A Legacy Spanning Millennia
The story of spirulina is a cultural heritage spanning centuries – it bridges past and present. The Aztec tecuitlatl and Chadian dihé originate from the same source: an ancient microalgae that humanity recognized and revered millennia ago.
Similar harvesting traditions still exist today in certain regions of Africa, especially in Chad, where local communities extract spirulina from natural lakes and use it in dried form under the name "dihé." This cultural heritage bridges past and present – preserving spirulina's remarkable reputation across centuries.
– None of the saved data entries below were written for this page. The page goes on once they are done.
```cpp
enum StreamRole : uint32_t { SR_ROUTER = 1, SR_HOSTCOPY = 2, SR_PIPE = 4 };
hipError_t rl_stream_create(hipStream_t* st, uint32_t role);
Engine* eng_create(const rl_config* cfg, char* err, size_t errlen);
void eng_destroy(Engine* c);
const char* eng_last_error(const Engine* c);
int eng_do_limit(Engine* c, const rl_batch* in, rl_result* out);
int eng_do_limit_async(Engine* c, const rl_batch* in, rl_result* out, void* stream);
int eng_do_limit_host_async(Engine* c, const rl_batch* in, rl_result* out);
int eng_do_limit_compact_async(Engine* c, const rl_batch_compact* in, rl_result* out);
int eng_compact_check(Engine* c, const rl_batch_compact* in, const rl_result* out);
int eng_do_limit_prefixed_async(Engine* c, const rl_batch_prefixed* in, rl_result* out);
int eng_prefixed_check(Engine* c, const rl_batch_prefixed* in, const rl_result* out, uint32_t* tiles);
int eng_synchronize(Engine* c);
int eng_batch_progress(Engine* c, uint64_t* submitted, uint64_t* completed);
int eng_sweep(Engine* c, int64_t now, uint64_t* n_evicted);
int eng_restore(Engine* c, const rl_restore_batch* in);
int eng_table_info_get(Engine* c, rl_table_info* info);
int eng_debug_keys(Engine* c, const rl_batch* in, uint8_t* out_bytes, uint32_t* out_off, uint32_t out_cap);
int eng_debug_log_tear(Engine* c, const rl_log_tear* arm, rl_log_tear* out);
int eng_debug_decide(Engine* c, uint32_t n, const uint32_t* before, const uint32_t* after, const uint8_t* lc_hit,
                     const uint32_t* hits, const uint32_t* limit, const uint8_t* unit, const uint8_t* flags,
                     const int64_t* now, uint8_t* code, uint32_t* remaining, uint32_t* reset_s, uint64_t* stat_deltas,
                     uint8_t* lc_set);
struct RouteBufs {
  uint8_t* dest;
  uint32_t* hist;
  uint32_t* start;
};
int eng_route_pack(Engine* c, const rl_batch* in, uint32_t n_shards, uint32_t src_rank, void* send_rec,
                   uint8_t* send_stem, uint32_t* perm, uint64_t* counts, void* stream, uint32_t cstride = 2,
                   uint64_t meta0 = 0, uint64_t meta1 = 0, uint32_t own_rank = ROUTE_OWN_NONE,
                   unsigned long long* hash_out = nullptr, unsigned long long* counts_host = nullptr,
                   const RouteBufs* bufs = nullptr);
int eng_route_do_limit(Engine* c, uint32_t n, const void* recv_rec, const uint8_t* recv_stem, uint64_t recv_stem_bytes,
                       const uint64_t* src_stem_base, uint32_t n_shards, uint32_t n_rules, uint32_t rule_stride,
                       uint64_t* ret, uint64_t* stats, int isolate, void* stream);
int eng_route_scatter(Engine* c, uint32_t n, const uint32_t* perm, const uint64_t* ret, rl_result* out, void* stream);
int eng_profile(Engine* c, int enable);
int eng_profile_read(Engine* c, double* ms, uint32_t n, uint64_t* batches);
int eng_config_load(Engine* c, const rl_config_tree* tree);
using RequestsDoLimit = int (*)(void* user, const rl_batch* dev_in, rl_result* dev_out, hipStream_t st);
int eng_do_limit_requests(Engine* c, const rl_request_batch* in, rl_request_result* out, RequestsDoLimit run = nullptr,
                          void* user = nullptr);
int eng_local_cache_info_get(Engine* c, int64_t now, rl_local_cache_info* info);
int eng_snapshot_size(Engine* c, uint64_t* bytes);
int eng_snapshot_save(Engine* c, void* host, uint64_t bytes);
int eng_snapshot_load(Engine* c, const void* host, uint64_t bytes);

int eng_route_owner(Engine* c, uint32_t n, const Wire* recv_rec, const uint8_t* recv_stem, uint64_t recv_stem_bytes,
                    const uint64_t* src_stem_base, uint32_t n_src, uint32_t n_rules, uint32_t rule_stride,
                    unsigned long long* stats, int isolate, hipEvent_t ready, uint32_t* slot,
                    const OwnChunk* own = nullptr, const uint32_t* woff = nullptr,
                    const unsigned long long* wbad = nullptr);

int eng_fail(Engine* c, int code, const std::string& msg);

bool scratch_alloc(Scratch& s, uint32_t n);
void scratch_free(Scratch& s);

}
```

### ratelimit_amd/csrc/rl_engine.hip

```cpp
#include <hip/hip_runtime.h>
#include <hip/hip_ext.h>

#include <algorithm>
#include <chrono>
#include <cstdio>
#include <cstdlib>
#include <random>
#include <cstring>
#include <string>
#include <vector>

#include "../../include/ratelimit_hip.h"
#include "rl_device.h"
#include "rl_kernels.h"
#include "rl_match.h"
#include "rl_engine.h"

using namespace rl;



namespace {

thread_local std::string g_err;

int set_err(Engine* c, int code, const std::string& msg);

void prof_fold(Engine* c, uint32_t k) {
  if (!c->prof_pending[k]) return;
  c->prof_pending[k] = false;
  if (hipEventSynchronize(c->ev[k][RL_NUM_STAGES]) != hipSuccess) return;
  for (int i = 0; i < RL_NUM_STAGES; i++) {
    float ms = 0;
    if (hipEventElapsedTime(&ms, c->ev[k][i], c->ev[k][i + 1]) == hipSuccess) c->stage_ms[i] += ms;
  }
  c->prof_batches++;
}

void prof_fold_all(Engine* c) {
  for (uint32_t k = 0; k < PROF_RING; k++) prof_fold(c, (c->prof_next + k) % PROF_RING);
}

hipEvent_t* prof_events(Engine* c) {
  if (!c->prof) return nullptr;
  if (c->prof_skip) {
    c->prof_skip--;
    return nullptr;
  }
  c->prof_skip = c->prof_every - 1;
  const uint32_t k = c->prof_next;
  c->prof_next = (k + 1) % PROF_RING;
  prof_fold(c, k);
  c->prof_pending[k] = true;
  return c->ev[k];
}

int set_err(Engine* c, int code, const std::string& msg) {
  if (c) c->last_error = msg;
  else g_err = msg;
  return code;
}

#define HIPCHK(c, expr)                                                                        \
  do {                                                                                         \
    hipError_t _e = (expr);                                                                    \
    if (_e != hipSuccess)                                                                      \
      return set_err((c), RL_E_HIP, std::string("gpu: ") + #expr + ": " + hipGetErrorString(_e)); \
  } while (0)

template <typename T>
hipError_t dalloc(T** p, size_t count) {
  return hipMalloc((void**)p, std::max<size_t>(count, 1) * sizeof(T));
}

inline double wall_s() {
  return std::chrono::duration<double>(std::chrono::steady_clock::now().time_since_epoch()).count();
}

int map_err(Engine* c, uint32_t e) {
  if (!e) return RL_OK;
  if (e & ERR_TIME) return set_err(c, RL_E_TIME, "gpu: now outside [0, 2^32-172800] or before the last sweep");
  if (e & ERR_HISTORY)
    return set_err(c, RL_E_TIME,
                   "gpu: a request's window is older than its key's history holds (more than 8 windows and "
                   "div + expiration_jitter_max_seconds behind the key's newest, or the history log overwrote it: "
                   "raise history_entries)");
  if (e & ERR_INVALID) return set_err(c, RL_E_INVALID, "gpu: malformed batch (unit, rule id, request index or stem offsets)");
  if (e & ERR_TABLE_FULL) return set_err(c, RL_E_TABLE_FULL, "gpu: counter table full (raise table_slots or sweep)");
  if (e & ERR_ARENA_FULL) return set_err(c, RL_E_ARENA_FULL, "gpu: long-stem arena full (raise arena_bytes)");
  return set_err(c, RL_E_INTERNAL, "gpu: unknown device error");
}

hipError_t after_batches(Engine* c, hipStream_t st) {
  for (uint32_t k = 0; k < NBUF; k++) {
    const hipError_t e = hipStreamWaitEvent(st, c->b_done[k], 0);
    if (e != hipSuccess) return e;
  }
  return hipSuccess;
}

int collect(Engine* c, hipStream_t st = nullptr) {
  if (!st) st = c->stream;
  HIPCHK(c, hipMemcpyAsync(c->h_err, c->errw, ERRW_WORDS * sizeof(uint32_t), hipMemcpyDeviceToHost, st));
  HIPCHK(c, hipStreamSynchronize(st));
  uint32_t e = c->h_err[NBUF + 2];
  for (uint32_t j = 0; j < NBUF; j++) e |= c->h_err[j];
  for (uint32_t j = 0; j < ERRB_RING; j++) e |= c->h_err[ERRW_B0 + j];
  if (e || c->h_err[NBUF + 1]) {
    HIPCHK(c, hipMemsetAsync(c->errw, 0, ERRW_WORDS * sizeof(uint32_t), st));
    HIPCHK(c, hipStreamSynchronize(st));
  }
  return map_err(c, e);
}

TableDev table_view(Engine* c);
Params params(Engine* c, int isolate = 0);

uint32_t enqueue(Engine* c, const BatchDev& b_in, const OutDev& o, int restore, hipStream_t st, bool pipelined) {
  const uint32_t k = c->next;
  const BatchDev& b = b_in;
  c->next = (k + 1) % NBUF;
  TableDev t = table_view(c);
  t.log_epoch = c->s[k].log_epoch;
  const int isolate = (!restore && o.status) ? 1 : 0;
  const Params P = params(c, isolate);
  const uint32_t* errb_prev = c->s[c->last].errb;
  c->s[k].errb = c->errw + ERRW_B0 + (c->errb_seq++ % ERRB_RING);
  const bool early = c->b_early;
  bool lng = c->long_mode == 2;
  if (c->long_mode == 1) {
    for (uint32_t j = 0; j < NBUF; j++)
      if (__atomic_load_n(&c->h_long[j], __ATOMIC_RELAXED)) {
        __atomic_store_n(&c->h_long[j], 0u, __ATOMIC_RELAXED);
        c->long_recent = 4 * NBUF;
      }
    lng = c->long_recent > 0;
    if (c->long_recent) c->long_recent--;
  }
  uint32_t* hint = c->long_mode ? c->h_long + k : nullptr;
  bool big_full = c->big_mode == 0;
  if (c->big_mode == 1) {
    for (uint32_t j = 0; j < NBUF; j++)
      if (__atomic_load_n(&c->h_big[j], __ATOMIC_RELAXED)) {
        __atomic_store_n(&c->h_big[j], 0u, __ATOMIC_RELAXED);
        c->big_recent = 4 * NBUF;
      }
    big_full = c->big_recent > 0;
    if (c->big_recent) c->big_recent--;
  }
  uint32_t* bhint = c->big_mode == 1 ? c->h_big + k : nullptr;
  bool late_full = c->late_mode == 0;
  if (c->late_mode == 1) {
    for (uint32_t j = 0; j < NBUF; j++)
      if (__atomic_load_n(&c->h_late[j], __ATOMIC_RELAXED)) {
        __atomic_store_n(&c->h_late[j], 0u, __ATOMIC_RELAXED);
        c->late_recent = 4 * NBUF;
      }
    late_full = c->late_recent > 0;
    if (c->late_recent) c->late_recent--;
  }
  uint32_t* lhint = c->late_mode == 1 ? c->h_late + k : nullptr;
  if (pipelined) {
    hipStream_t a = c->pipe[k];
    hipEvent_t* ev = prof_events(c);
    (void)hipStreamWaitEvent(a, c->b_done[k], 0);
    (void)hipStreamWaitEvent(a, c->consumed[k], 0);
    launch_stage_a(b, c->s[k], isolate, P.per_second, a, ev, hint, lng, bhint, big_full);
    if (early) launch_b_begin_early(b, o, c->s[k], restore, a, c->log_ctr);
    (void)hipStreamWaitEvent(a, c->b_table[c->last], 0);
    launch_stage_b(b, o, t, P, c->s[k], restore, a, ev, errb_prev, c->b_table[k], ev ? c->d_kt_acc : nullptr,
                   early, lhint, late_full);
    (void)hipEventRecord(c->b_done[k], a);
  } else {
    if (!st) st = c->stream;
    (void)after_batches(c, st);
    hipEvent_t* ev = prof_events(c);
    launch_stage_a(b, c->s[k], isolate, P.per_second, st, ev, hint, lng, bhint, big_full);
    if (early) launch_b_begin_early(b, o, c->s[k], restore, st, c->log_ctr);
    launch_stage_b(b, o, t, P, c->s[k], restore, st, ev, errb_prev, c->b_table[k], ev ? c->d_kt_acc : nullptr,
                   early, lhint, late_full);
    (void)hipEventRecord(c->b_done[k], st);
  }
  c->last = k;
  return k;
}

hipError_t track(Engine* c, hipStream_t st) {
  if (c->seq_sub - c->seq_done >= PROGRESS_RING) {
    const hipError_t e = hipEventSynchronize(c->done_ring[c->seq_done % PROGRESS_RING]);
    if (e != hipSuccess) return e;
    c->seq_done++;
  }
  const hipError_t e = hipEventRecord(c->done_ring[c->seq_sub % PROGRESS_RING], st);
  c->seq_sub++;
  return e;
}

int check_sizes(Engine* c, const rl_batch* in, uint64_t stem_bytes) {
  if (!in) return set_err(c, RL_E_INVALID, "gpu: null batch");
  if (in->n > c->cfg.max_batch || in->n_requests > c->cfg.max_requests || in->n_rules > c->cfg.max_rules ||
      stem_bytes > c->cfg.max_stem_bytes)
    return set_err(c, RL_E_CAPACITY, "gpu: batch exceeds configured max_batch/max_requests/max_rules/max_stem_bytes");
  if (in->n && in->n_requests == 0) return set_err(c, RL_E_INVALID, "gpu: descriptors without requests");
  return RL_OK;
}

BatchDev dev_view(const Engine* c, const rl_batch* in, uint32_t stem_cap) {
  BatchDev b{};
  b.hk = c->hk;
  b.n = in->n;
  b.n_req = in->n_requests;
  b.n_rules = in->n_rules;
  b.stem_cap = stem_cap;
  b.stem_total = stem_cap;
  b.now_desc = 0;
  b.stem = in->stem_bytes;
  b.off = in->stem_off;
  b.now = in->now;
  b.req = in->req_idx;
  b.unit = in->unit;
  b.flags = in->flags;
  b.limit = in->limit;
  b.hits = in->hits;
  b.rule = in->rule_id;
  return b;
}

hipError_t log_ctr_get(Engine* c, std::vector<unsigned long long>& ctr, unsigned long long* lost,
                       unsigned long long* refused = nullptr) {
  std::vector<unsigned long long> h((size_t)(LOG_PARTS + 1) * LOG_CTR_STRIDE);
  hipError_t e = hipMemcpyAsync(h.data(), c->log_ctr, h.size() * 8, hipMemcpyDeviceToHost, c->stream);
  if (e == hipSuccess) e = hipStreamSynchronize(c->stream);
  if (e != hipSuccess) return e;
  ctr.resize(LOG_PARTS);
  for (uint32_t k = 0; k < LOG_PARTS; k++) ctr[k] = h[(size_t)k * LOG_CTR_STRIDE];
  if (lost) *lost = h[(size_t)LOG_PARTS * LOG_CTR_STRIDE];
  if (refused) *refused = h[(size_t)LOG_PARTS * LOG_CTR_STRIDE + 1];
  return hipSuccess;
}

TableDev table_view(Engine* c) {
  TableDev t;
  t.slots = c->slots;
  t.log = c->log;
  t.log_ctr = c->log_ctr;
  t.log_cap = c->log_cap;
  t.horizon = c->horizon;
  t.hist_lost = c->log_ctr + (size_t)LOG_PARTS * LOG_CTR_STRIDE;
  t.tear = c->tear;
  t.log_epoch = nullptr;
  t.mask = c->nslots - 1;
  t.arena = c->arena;
  t.arena_used16 = c->s[0].counters + 4;
  t.arena_cap16 = c->arena_cap16;
  t.max_probe = (uint32_t)std::min<uint64_t>(c->nslots, 1u << 16);
  t.shift = 64u - (uint32_t)__builtin_ctzll(c->nslots);
  return t;
}

Params params(Engine* c, int isolate) {
  Params P;
  P.ratio = c->cfg.near_limit_ratio;
  P.lc_en = c->cfg.local_cache_enabled != 0;
  P.per_second = c->cfg.per_second_split != 0;
  P.isolate = isolate;
  return P;
}
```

Today, spirulina – and especially Blue Spirulina made from it – is a rediscovered treasure for those seeking natural, plant-based ingredients. The vibrant blue color that once graced Aztec warriors' provisions now appears in smoothies, desserts, and health-conscious recipes worldwide.
But the essence remains unchanged: spirulina is still the same food source that once nourished empires, strengthened warriors, and sustained communities. This legacy is not just about the past – it's about how nature's wisdom can live on through generations and awaits rediscovery in every era.
Aztec warriors, Chadian women, and today's health-conscious people all hold the same blue-green wonder in their hands – and this wonder still tells the story of the ancient lakeshores where it all began.